庭園の守護者と、騎士たちの沈黙
1.庭師ホセの災難
翌朝、オルフェウス伯爵邸の専属庭師、ホセはいつものように夜明けと共に目を覚ました。
彼の家は伯爵邸の敷地内、裏門のすぐ近くに建っている。長年、この屋敷の広大な庭を隅々まで管理してきた彼にとって、庭の草木は家族同然。どこにどの花が咲き、どの枝が伸びているか、すべて頭に入っていた。
「ふぁ……。さて、今日もバラの剪定から始めるか……」
ホセが欠伸をしながら裏門を抜けた、その瞬間だった。
彼は自分の目を疑い、手に持っていた剪定バサミを地面に落とした。
「……え? は? だ、誰だこんな所に木を植えたやつは!!」
昨日までは、手入れの行き届いた芝生が広がっていたはずの場所。
そこには今、高さ数メートルはある立派な、それも黄金色の実をたわわに実らせた「未知の樹木」が、堂々と大地に根を張ってそびえ立っていた。
2.騒然とする伯爵邸
屋敷の中は、早朝からひっくり返ったような騒ぎになっていた。
「不審な侵入者か!?」「一夜にして巨木が現れるなど、魔物の仕業か!?」と騎士たちが色めき立つ。
バタバタバタ……バンッ!
「り、リアナ様! 大変です! 起きてください!!」
リアナの寝室の扉が、壊れんばかりの勢いで開いた。
「エリー! 淑女なら扉はゆっくり開けなさいと言ったでしょう……。まだ夢の中なのよ……」
ベッドの中で丸まっていたリアナが不機嫌そうに顔を出すが、エリーは構わず窓に駆け寄り、重いカーテンを勢いよく引き開けた。

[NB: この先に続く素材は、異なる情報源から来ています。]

__global__ __launch_bounds__(BLOCK) void score30_kernel(const uint8_t *__restrict__ rows, uint64_t n,
                                                         double *__restrict__ pre_out,
                                                         double *__restrict__ score_out)
{
    __shared__ uint64_t exp_tab[256];
    exp_tab[threadIdx.x] = CRP_EXP_TAB[threadIdx.x];
    __syncthreads();
    for (uint64_t i = (uint64_t)blockIdx.x * BLOCK + threadIdx.x; i < n; i += (uint64_t)gridDim.x * BLOCK) {
        const uint8_t *r = rows + 30 * i;
        uint32_t mA = 0, mT = 0, mC = 0, mG = 0;
#pragma unroll
        for (int p = 0; p < 30; ++p) {
            const uint32_t ch = r[p];
            mA |= (uint32_t)(ch == 'A') << p;
            mT |= (uint32_t)(ch == 'T') << p;
            mC |= (uint32_t)(ch == 'C') << p;
            mG |= (uint32_t)(ch == 'G') << p;
        }
        double pre, score;
        crp_score_masks<false>(mA, mT, mC, mG, exp_tab, nullptr, pre, score);
        if (pre_out) pre_out[i] = pre;
        score_out[i] = score;
    }
}

__global__ __launch_bounds__(64) void score30_order_kernel(const uint8_t *__restrict__ rows, uint64_t n, int order,
                                                            double *__restrict__ pre_out,
                                                            double *__restrict__ score_out)
{
    __shared__ uint64_t exp_tab[256];
    for (int k = threadIdx.x; k < 256; k += 64) exp_tab[k] = CRP_EXP_TAB[k];
    __syncthreads();
    for (uint64_t i = (uint64_t)blockIdx.x * 64 + threadIdx.x; i < n; i += (uint64_t)gridDim.x * 64) {
        int8_t code[30];
        for (int p = 0; p < 30; ++p) {
            const uint32_t ch = rows[30 * i + p];
            code[p] = ch == 'A' ? 0 : ch == 'T' ? 1 : ch == 'C' ? 2 : ch == 'G' ? 3 : -1;
        }
        double s1, s2;
        if (order == CRP_ORDER_TAIL2) {
            s1 = crp_sum_tail2<false>(code);
            s2 = crp_sum_tail2<true>(code);
        } else {
            s1 = crp_sum_dot1<false>(code);
            s2 = crp_sum_dot1<true>(code);
        }
        const double pre = (((s1 + s2) + CRP_INTERSECT) + CRP_LOW_GC) * -1.0;
        if (pre_out) pre_out[i] = pre;
        score_out[i] = 1.0 / (1.0 + crp_exp(pre, exp_tab));
    }
}

__host__ __device__ inline uint8_t classify_char(uint32_t ch)
{
    switch (ch) {
        case 'A': case 'U': return 0xC;
        case 'T': return 0xE;
        case 'C': return 0xD;
        case 'G': return 0xF;
        case 'a': return 0x8;
        case 't': return 0xA;
        case 'c': return 0x9;
        case 'g': return 0xB;
        case 'Z': return 0x5;
        default:  return 0x0;
    }
}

「そ、それどころではないんです! 外を見てください!」
エリーが窓を開け放った、その時。
――ザアアアアァァッ。
風もないのに、外からあの「澄んだ音色」のような木々の揺れる音が響いてきた。
それと同時に、窓から流れ込んできたのは、目が覚めるほど鮮烈で、けれどどこか甘く懐かしい、あの柑橘系の香り。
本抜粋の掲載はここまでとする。